The PPS tool is not used in residential care for a number of reasons - the main one being that the criteria in the PPS does not accurately relay the status of the resident in a long term care facility. It is a tool designed to identify the effect of active disease (primarily cancer) on the functionality of the patient to predict the eventual outcome. With some variation, that path is fairly predicable.

Aging, combined with dementia/heart disease/stroke/parkinsons/diabetes/renalk failure/liver failure/chronic respiratory diseases (all conditions seen in residential care), is simply not that predicable.

For example, I have cared for many residents with advanced dementia who remain ambulatory, but are in need of total care in all other areas of function. They wander, they walk around, they get into things but do not know or remember how to feed themselves, or to even recognize food, are unable to bath or dress themselves, and yet continue to live for sometime at this level - a PPS score simply does not apply. It is difficult to determine when they will sucumb to the extensive loss of brain function.

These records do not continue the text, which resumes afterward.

esr_nerf_amd/csrc/mlp_split_dgrad_body.h:

```cpp
    constexpr bool STORE_DZ = MODE == DG_RT;
    constexpr int DX_STORED = (dx_rows(KIND) + 3) / 4 * 4;
    using S = SplitSteps<KIND, true>;
    constexpr NetDesc D = net_desc(KIND);
    constexpr SplitLayout L = S::L;
    constexpr int NL = S::NL, NHID = NL - 1, HT = D.hid_tiles, NS = S::NS;
    constexpr unsigned HBYTES = HT * 32 * 32 * 4, MBYTES = (HT / 2) * 256;
    static_assert((NL == 4 || NL == 2) && HT % 2 == 0 && L.ks[0] == 1 && L.tiles_out[NL - 1] == 2 && D.out_dim <= 8 && D.zrows <= 8,
                  "the four-layer nets and the tone mapper: outputs in one k-step, grid-fed input rows in two tiles");
    DSplitSeg A = AB.seg[0];
    if (AB.nseg > 1 && (int)blockIdx.x >= AB.seg[1].b0) A = AB.seg[1];
    const int blk0 = A.b0, nblk = A.nb;
    extern __shared__ __attribute__((aligned(16))) unsigned char wl[];
    const int tid = threadIdx.x, lane = tid & 63, h = lane >> 5, s_ = lane & 31;
    const int wv = __builtin_amdgcn_readfirstlane(tid >> 6);
    const int ntiles = A.t1 - A.t0, ngroups = (ntiles + SPW - 1) / SPW;
    const rsrc_t WP = make_rsrc(A.planes, (unsigned)((S::BASE_CHUNK + L.total_chunks) * 1024));
    u32x4 pre[S::PRE];
    auto stage_load = [&](auto ST) __attribute__((always_inline)) {
        constexpr int st = decltype(ST)::value, pieces = S::chunks(st) * 64, base = S::chunk0(st) * 1024;
#pragma unroll
        for (int k = 0; k < S::PRE; ++k)
            if (k * 64 * SPW < pieces) pre[k] = __builtin_amdgcn_raw_buffer_load_b128(WP, (tid + 64 * SPW * k) * 16, base, 0);
    };
    auto stage_store = [&](auto ST, unsigned char *dst) __attribute__((always_inline)) {
        constexpr int st = decltype(ST)::value, pieces = S::chunks(st) * 64;
#pragma unroll
        for (int k = 0; k < S::PRE; ++k)
            if (k * 64 * SPW < pieces && tid + 64 * SPW * k < pieces)
                *reinterpret_cast<u32x4 *>(dst + (size_t)(tid + 64 * SPW * k) * 16) = pre[k];
    };
    auto stage_piece = [&](auto ST, auto KC, unsigned char *dst) __attribute__((always_inline)) {
        constexpr int st = decltype(ST)::value, k = decltype(KC)::value, pieces = S::chunks(st) * 64;
        if constexpr (k * 64 * SPW < pieces)
            if (tid + 64 * SPW * k < pieces) *reinterpret_cast<u32x4 *>(dst + (size_t)(tid + 64 * SPW * k) * 16) = pre[k];
    };
    if constexpr (S::RES) {
        for (int i = tid; i < L.total_chunks * 64; i += 64 * SPW)
            *reinterpret_cast<u32x4 *>(wl + (size_t)i * 16) = __builtin_amdgcn_raw_buffer_load_b128(WP, i * 16, S::BASE_CHUNK * 1024, 0);
    } else {
        stage_load(std::integral_constant<int, 0>{});
        stage_store(std::integral_constant<int, 0>{}, wl);
    }
    step_barrier();

    float zn[D.zrows];
    unsigned mn[NHID][HT / 2];
    auto fetch = [&](int tg) {
        const int tt = A.t0 + tg * SPW + wv;
        const int t = tt < A.t1 ? tt : A.t1 - 1;
        const rsrc_t RZ = make_rsrc(AB.dz + (size_t)t * D.zrows * 32, D.zrows * 32 * 4);
#pragma unroll
        for (int i = 0; i < D.zrows; ++i) zn[i] = bload1(RZ, s_ * 4, i * 128);
#pragma unroll
        for (int l = 0; l < NHID; ++l)
            load_relu_mask<HT>(make_rsrc(AB.M[l] + (size_t)t * (MBYTES / 4), MBYTES), mn[l], lane);
    };
    if ((int)blockIdx.x - blk0 < ngroups) fetch((int)blockIdx.x - blk0);
    const int hvoff = tile_voff(lane);

    float wmax = 0.f;
    const float *gainp = reinterpret_cast<const float *>(A.planes + (size_t)(S::BASE_CHUNK + L.total_chunks) * 512);
    const int gbits = __builtin_amdgcn_readfirstlane(__float_as_int(*gainp));
    const int kbase = __builtin_amdgcn_readfirstlane(141 + 127 - ((gbits >> 23) & 0xff) - ((gbits & 0x7fffff) ? 1 : 0));
    for (int tg = (int)blockIdx.x - blk0, trip = 0; tg < ngroups; tg += nblk, ++trip) {
        const int par = (NS & 1) ? (trip & 1) : 0;
        const int tt = A.t0 + tg * SPW + wv;
        const bool live = tt < A.t1;
        const int t = live ? tt : A.t1 - 1;
        int hv = hvoff;
        asm volatile("" : "+v"(hv));
        float zmax = 0.f;
#pragma unroll
        for (int i = 0; i < D.out_dim; ++i) zmax = fmaxf(zmax, fabsf(zn[i]));
#pragma unroll
        for (int o = 16; o > 0; o >>= 1) zmax = fmaxf(zmax, __shfl_xor(zmax, o));
        if (live) wmax = fmaxf(wmax, zmax);
        const int ez = (__float_as_int(zmax) >> 23) & 0xff;
        const int ks = ez == 0 ? 0 : kbase - ez;
        const int kc = ks < -100 ? -100 : (ks > 100 ? 100 : ks);
        const float sc = __int_as_float((127 + kc) << 23), isc = __int_as_float((127 - kc) << 23);
        f16x8 xi1[1], xi2[1];
        {
            float v[8];
#pragma unroll
            for (int i = 0; i < 8; ++i) v[i] = (h == 0 && i < D.out_dim) ? zn[i < D.out_dim ? i : 0] * sc : 0.f;
            split8(v, xi1[0], xi2[0]);
        }
        unsigned msk[NHID][HT / 2];
#pragma unroll
        for (int l = 0; l < NHID; ++l)
#pragma unroll
            for (int w = 0; w < HT / 2; ++w) msk[l][w] = mn[l][w];
        [[maybe_unused]] int tin_ray = -1;
        [[maybe_unused]] float tin_w = 0.f, tin_x[TIN_SLOTS], tin_z[3], tin_p[9];
        if constexpr (MODE == DG_TONE_IN) {
            tin_ray = __builtin_amdgcn_raw_buffer_load_b32(make_rsrc(TI.rec_ray + (size_t)t * 32, 128), s_ * 4, 0, 0);
            tin_w = bload1(make_rsrc(TI.rec_w + (size_t)t * 32, 128), s_ * 4, 0);
            const rsrc_t RXT = make_rsrc(TI.Xt + (size_t)t * TIN_XT_ROWS * 32, TIN_XT_ROWS * 128);
#pragma unroll
            for (int k = 0; k < TIN_SLOTS; ++k) {
                const int row0 = tin_slot_row(k), row1 = row0 + 4;
                const int p0 = tin_partner(row0) < 0 ? 0 : tin_partner(row0), p1 = tin_partner(row1) < 0 ? 0 : tin_partner(row1);
                tin_x[k] = bload1(RXT, ((h ? p1 : p0) * 32 + s_) * 4, 0);
            }
            const rsrc_t RZ3 = make_rsrc((t < TI.tiles_on ? TI.z_emo : TI.z_off) + (size_t)t * 4 * 32, 3 * 128);
#pragma unroll
            for (int c = 0; c < 3; ++c) tin_z[c] = bload1(RZ3, s_ * 4, c * 128);
#pragma unroll
            for (int c = 0; c < 9; ++c) tin_p[c] = 0.f;
        }
        fetch(tg + nblk < ngroups ? tg + nblk : tg);
        f16x8 pa1[2 * HT], pa2[2 * HT], pb1[2 * HT], pb2[2 * HT];
        f32x16 am[2];
        float ev[16];
        const float wisc = SPLIT_W_INV * isc;
        const f32x16 zero16 = {0.f, 0.f, 0.f, 0.f, 0.f, 0.f, 0.f, 0.f, 0.f, 0.f, 0.f, 0.f, 0.f, 0.f, 0.f, 0.f};

        auto micro = [&](auto QC, auto IT, auto MS, f32x16 &accm, auto &o1, auto &o2) __attribute__((always_inline)) {
            constexpr int q = decltype(QC)::value, it = decltype(IT)::value, ms = decltype(MS)::value, p = ms / 3, ph = ms % 3;
            constexpr int r0 = 2 * p, jj = r0 >> 3, i0 = r0 & 7;
            if constexpr (q == NL - 1 && MODE == DG_TONE_IN) {
                if constexpr (ph == 0) {
#pragma unroll
                    for (int rr = r0; rr < r0 + 2; ++rr) {
                        const int k = 16 * it + rr, row0 = 32 * it + acc_row(rr, 0), row1 = row0 + 4;
                        if (k < TIN_SLOTS) {
                            float x = tin_x[k];
                            if (tin_partner(row0) < 0) x = h ? x : 1.f;
                            const float cf = h ? tin_coef(row1) : tin_coef(row0);
                            float &acc = tin_p[tin_chan(row0) * 3 + (row1 < TIN_ROWS ? tin_chan(row1) : 0)];
                            acc = fmaf(accm[rr], x * cf, acc);
                        }
                    }
                }
            } else if constexpr (q == NL - 1) {
                if constexpr (ph == 0 && (MODE == DG_RT || 32 * it + acc_row(r0, 0) < DX_STORED)) {
                    const float v0 = accm[r0] * wisc, v1 = accm[r0 + 1] * wisc;
                    const rsrc_t RX = make_rsrc(AB.dX + (size_t)t * 64 * 32, live ? dx_rows(KIND) / 4 * 4 * 128 + (dx_rows(KIND) % 4 ? 512 : 0) : 0);
                    asm volatile("" : "+v"(hv));
                    bstore1(RX, v0, hv + tile_soff(0, r0), it * 4096);
                    bstore1(RX, v1, hv + tile_soff(0, r0 + 1), it * 4096);
                }
            } else {
                constexpr int d = NHID - 1 - q;
                if constexpr (ph == 0) {
                    int k0, k1;
                    asm("v_bfe_i32 %0, %1, %2, 1" : "=v"(k0) : "v"(msk[d][it >> 1]), "n"((it & 1) * 16 + r0));
                    asm("v_bfe_i32 %0, %1, %2, 1" : "=v"(k1) : "v"(msk[d][it >> 1]), "n"((it & 1) * 16 + r0 + 1));
                    const int a0 = __float_as_int(accm[r0]) & k0, a1 = __float_as_int(accm[r0 + 1]) & k1;
                    if constexpr (STORE_DZ) {
                        const rsrc_t RD = make_rsrc(AB.dZ[d] + (size_t)t * (HBYTES / 4), (live && AB.dZ[d]) ? HBYTES : 0u);
                        asm volatile("" : "+v"(hv));
                        bstore1_nt(RD, __int_as_float(a0) * wisc, hv + tile_soff(0, r0), it * 4096);
                        bstore1_nt(RD, __int_as_float(a1) * wisc, hv + tile_soff(0, r0 + 1), it * 4096);
                    }
                    ev[r0] = __int_as_float(a0) * SPLIT_W_INV; ev[r0 + 1] = __int_as_float(a1) * SPLIT_W_INV;
                } else if constexpr (ph == 1) {
                    put_pair<i0>(o1[2 * it + jj], ev[r0], ev[r0 + 1]);
                } else {
                    put_residual_pair<i0>(o2[2 * it + jj], o1[2 * it + jj], ev[r0], ev[r0 + 1]);
                }
            }
        };
        auto pending = [&](auto QC, auto IT, auto U, auto NAVAILC, f32x16 &accm, auto &o1, auto &o2) __attribute__((always_inline)) {
            constexpr int u = decltype(U)::value, navail = decltype(NAVAILC)::value;
            static_assert(navail >= 3 && navail % 3 == 0, "whole register pairs per pass");
            if constexpr (u < navail)
                sfor<0, (24 + navail - 1) / navail>([&](auto KC) {
                    constexpr int msi = u + decltype(KC)::value * navail;
                    if constexpr (msi < 24) micro(QC, IT, std::integral_constant<int, msi>{}, accm, o1, o2);
                });
        };
        auto run_layer = [&](auto QC, auto &in1, auto &in2, auto &o1, auto &o2) __attribute__((always_inline)) {
            constexpr int q = decltype(QC)::value, KS = L.ks[q], NT = L.tiles_out[q], NP = L.pairs[q];
// ... 8 lines not shown
                sfor<0, (WRING - 1 < NTOT ? WRING - 1 : NTOT)>([&](auto NC) {
                    constexpr int n0 = decltype(NC)::value, t0_ = n0 / KS, j0_ = n0 % KS;
                    wb[n0][0] = mine[((t0_ * 2 + 0) * KS + j0_) * 64];
                    wb[n0][1] = mine[((t0_ * 2 + 1) * KS + j0_) * 64];
                });
                sfor<0, NTOT>([&](auto NC) {
                    constexpr int n = decltype(NC)::value, tt_ = n / KS, j = n % KS, it = 2 * p + tt_;
                    if constexpr (n + WRING - 1 < NTOT) {
                        constexpr int t2 = (n + WRING - 1) / KS, j2 = (n + WRING - 1) % KS;
                        wb[(n + WRING - 1) % WRING][0] = mine[((t2 * 2 + 0) * KS + j2) * 64];
                        wb[(n + WRING - 1) % WRING][1] = mine[((t2 * 2 + 1) * KS + j2) * 64];
                    }
                    f32x16 &m = am[it & 1];
                    const f16x8 w1 = __builtin_bit_cast(f16x8, wb[n % WRING][0]), w2 = __builtin_bit_cast(f16x8, wb[n % WRING][1]);
                    constexpr bool HAVE = it > 0 || q > 0;
                    constexpr int pq = it > 0 ? q : q - 1, pit = it > 0 ? it - 1 : (q > 0 ? L.tiles_out[q > 0 ? q - 1 : 0] - 1 : 0);
                    auto ride = [&](auto U) __attribute__((always_inline)) {
                        if constexpr (HAVE) {
                            if constexpr (it > 0) pending(std::integral_constant<int, pq>{}, std::integral_constant<int, pit>{}, U,
                                                          std::integral_constant<int, 3 * KS>{}, am[pit & 1], o1, o2);
                            else pending(std::integral_constant<int, pq>{}, std::integral_constant<int, pit>{}, U,
                                         std::integral_constant<int, 3 * (KS - 2)>{}, am[pit & 1], in1, in2);
                        }
                        if constexpr (tt_ == tin - 1 && 3 * KS >= S::PRE && !S::RES) {
                            constexpr int u_ = decltype(U)::value, first = 3 * KS - S::PRE;
                            if constexpr (u_ >= first) stage_piece(std::integral_constant<int, nxt_st>{}, std::integral_constant<int, u_ - first>{},
                                                                   wl + ((st + 1 + par) & 1) * S::BUF);
                        }
                        __builtin_amdgcn_sched_barrier(0);
                    };
                    m = mfma_h(w1, in2[j], j == 0 ? zero16 : m);
                    ride(std::integral_constant<int, 3 * j + 0>{});
                    m = mfma_h(w1, in1[j], m);
                    ride(std::integral_constant<int, 3 * j + 1>{});
                    m = mfma_h(w2, in1[j], m);
                    ride(std::integral_constant<int, 3 * j + 2>{});
                });
                if constexpr (q == NL - 1 && p == NP - 1) {
                    sfor<0, 24>([&](auto MC) {
                        micro(QC, std::integral_constant<int, NT - 1>{}, MC, am[(NT - 1) & 1], o1, o2);
                    });
                }
                if constexpr (3 * KS < S::PRE && !S::RES)
                    stage_store(std::integral_constant<int, nxt_st>{}, wl + ((st + 1 + par) & 1) * S::BUF);
                if constexpr (!S::RES) step_barrier();
            });
        };
        run_layer(std::integral_constant<int, 0>{}, xi1, xi2, pa1, pa2);
        if constexpr (NL == 4) {
            run_layer(std::integral_constant<int, 1>{}, pa1, pa2, pb1, pb2);
            run_layer(std::integral_constant<int, 2>{}, pb1, pb2, pa1, pa2);
        }
        [[maybe_unused]] float tin_g[3] = {0.f, 0.f, 0.f};
        if constexpr (MODE == DG_TONE_IN) {
#pragma unroll
            for (int c = 0; c < 3; ++c) tin_g[c] = tin_ray >= 0 ? TI.g_lin[3 * (size_t)tin_ray + c] : 0.f;
        }
        run_layer(std::integral_constant<int, NL - 1>{}, pa1, pa2, pb1, pb2);
        if constexpr (MODE == DG_TONE_IN) {
            float dzc[3];
#pragma unroll
            for (int c = 0; c < 3; ++c) {
                float a = 0.f, b = 0.f;
#pragma unroll
                for (int o = 0; o < 3; ++o) {
                    if (tin_pair_used(c * 3 + o)) a += tin_p[c * 3 + o];
                    if (tin_pair_used(o * 3 + c)) b += tin_p[o * 3 + c];
                }
                const float own = h ? b : a;
                const float sum = (own + __shfl_xor(own, 32)) * wisc;
                const float sg = tin_z[c] > 20.f ? 1.f : esr_sigmoid(tin_z[c]);
                dzc[c] = tin_ray >= 0 ? (tin_w * tin_g[c] + sum) * sg : 0.f;
            }
            const rsrc_t RDZ = make_rsrc(TI.dz + (size_t)t * 4 * 32, live ? 4 * 128 : 0);
            bstore1(RDZ, h ? dzc[2] : dzc[0], (2 * h * 32 + s_) * 4, 0);
            bstore1(RDZ, h ? 0.f : dzc[1], (2 * h * 32 + s_) * 4, 128);
        }
    }
    wmax *= fmaxf(1.f, *gainp * 0.0625f);
    if (AB.amax && lane == 0 && wmax > *reinterpret_cast<volatile float *>(AB.amax))
        atomicMax(reinterpret_cast<unsigned *>(AB.amax), __float_as_uint(wmax));
```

People with dementia, heart failure, stroke etc do not access palliative care services unless their symptoms are so severe that nursing/medicine in residential care can not manage them. (a rare occurance). These people live out their lives in long term care facilities. The care teams in these facilities use palliative care services on a consultative basis as needed. The gerontological teams caring for these elders in facilities - nurses, geriatricians, OT/PT/Dietitians etc are very skilled not only in the complexities of aging, but in the delivery of palliative care as well.

Hey Charlie, how about an article about gerontological teams??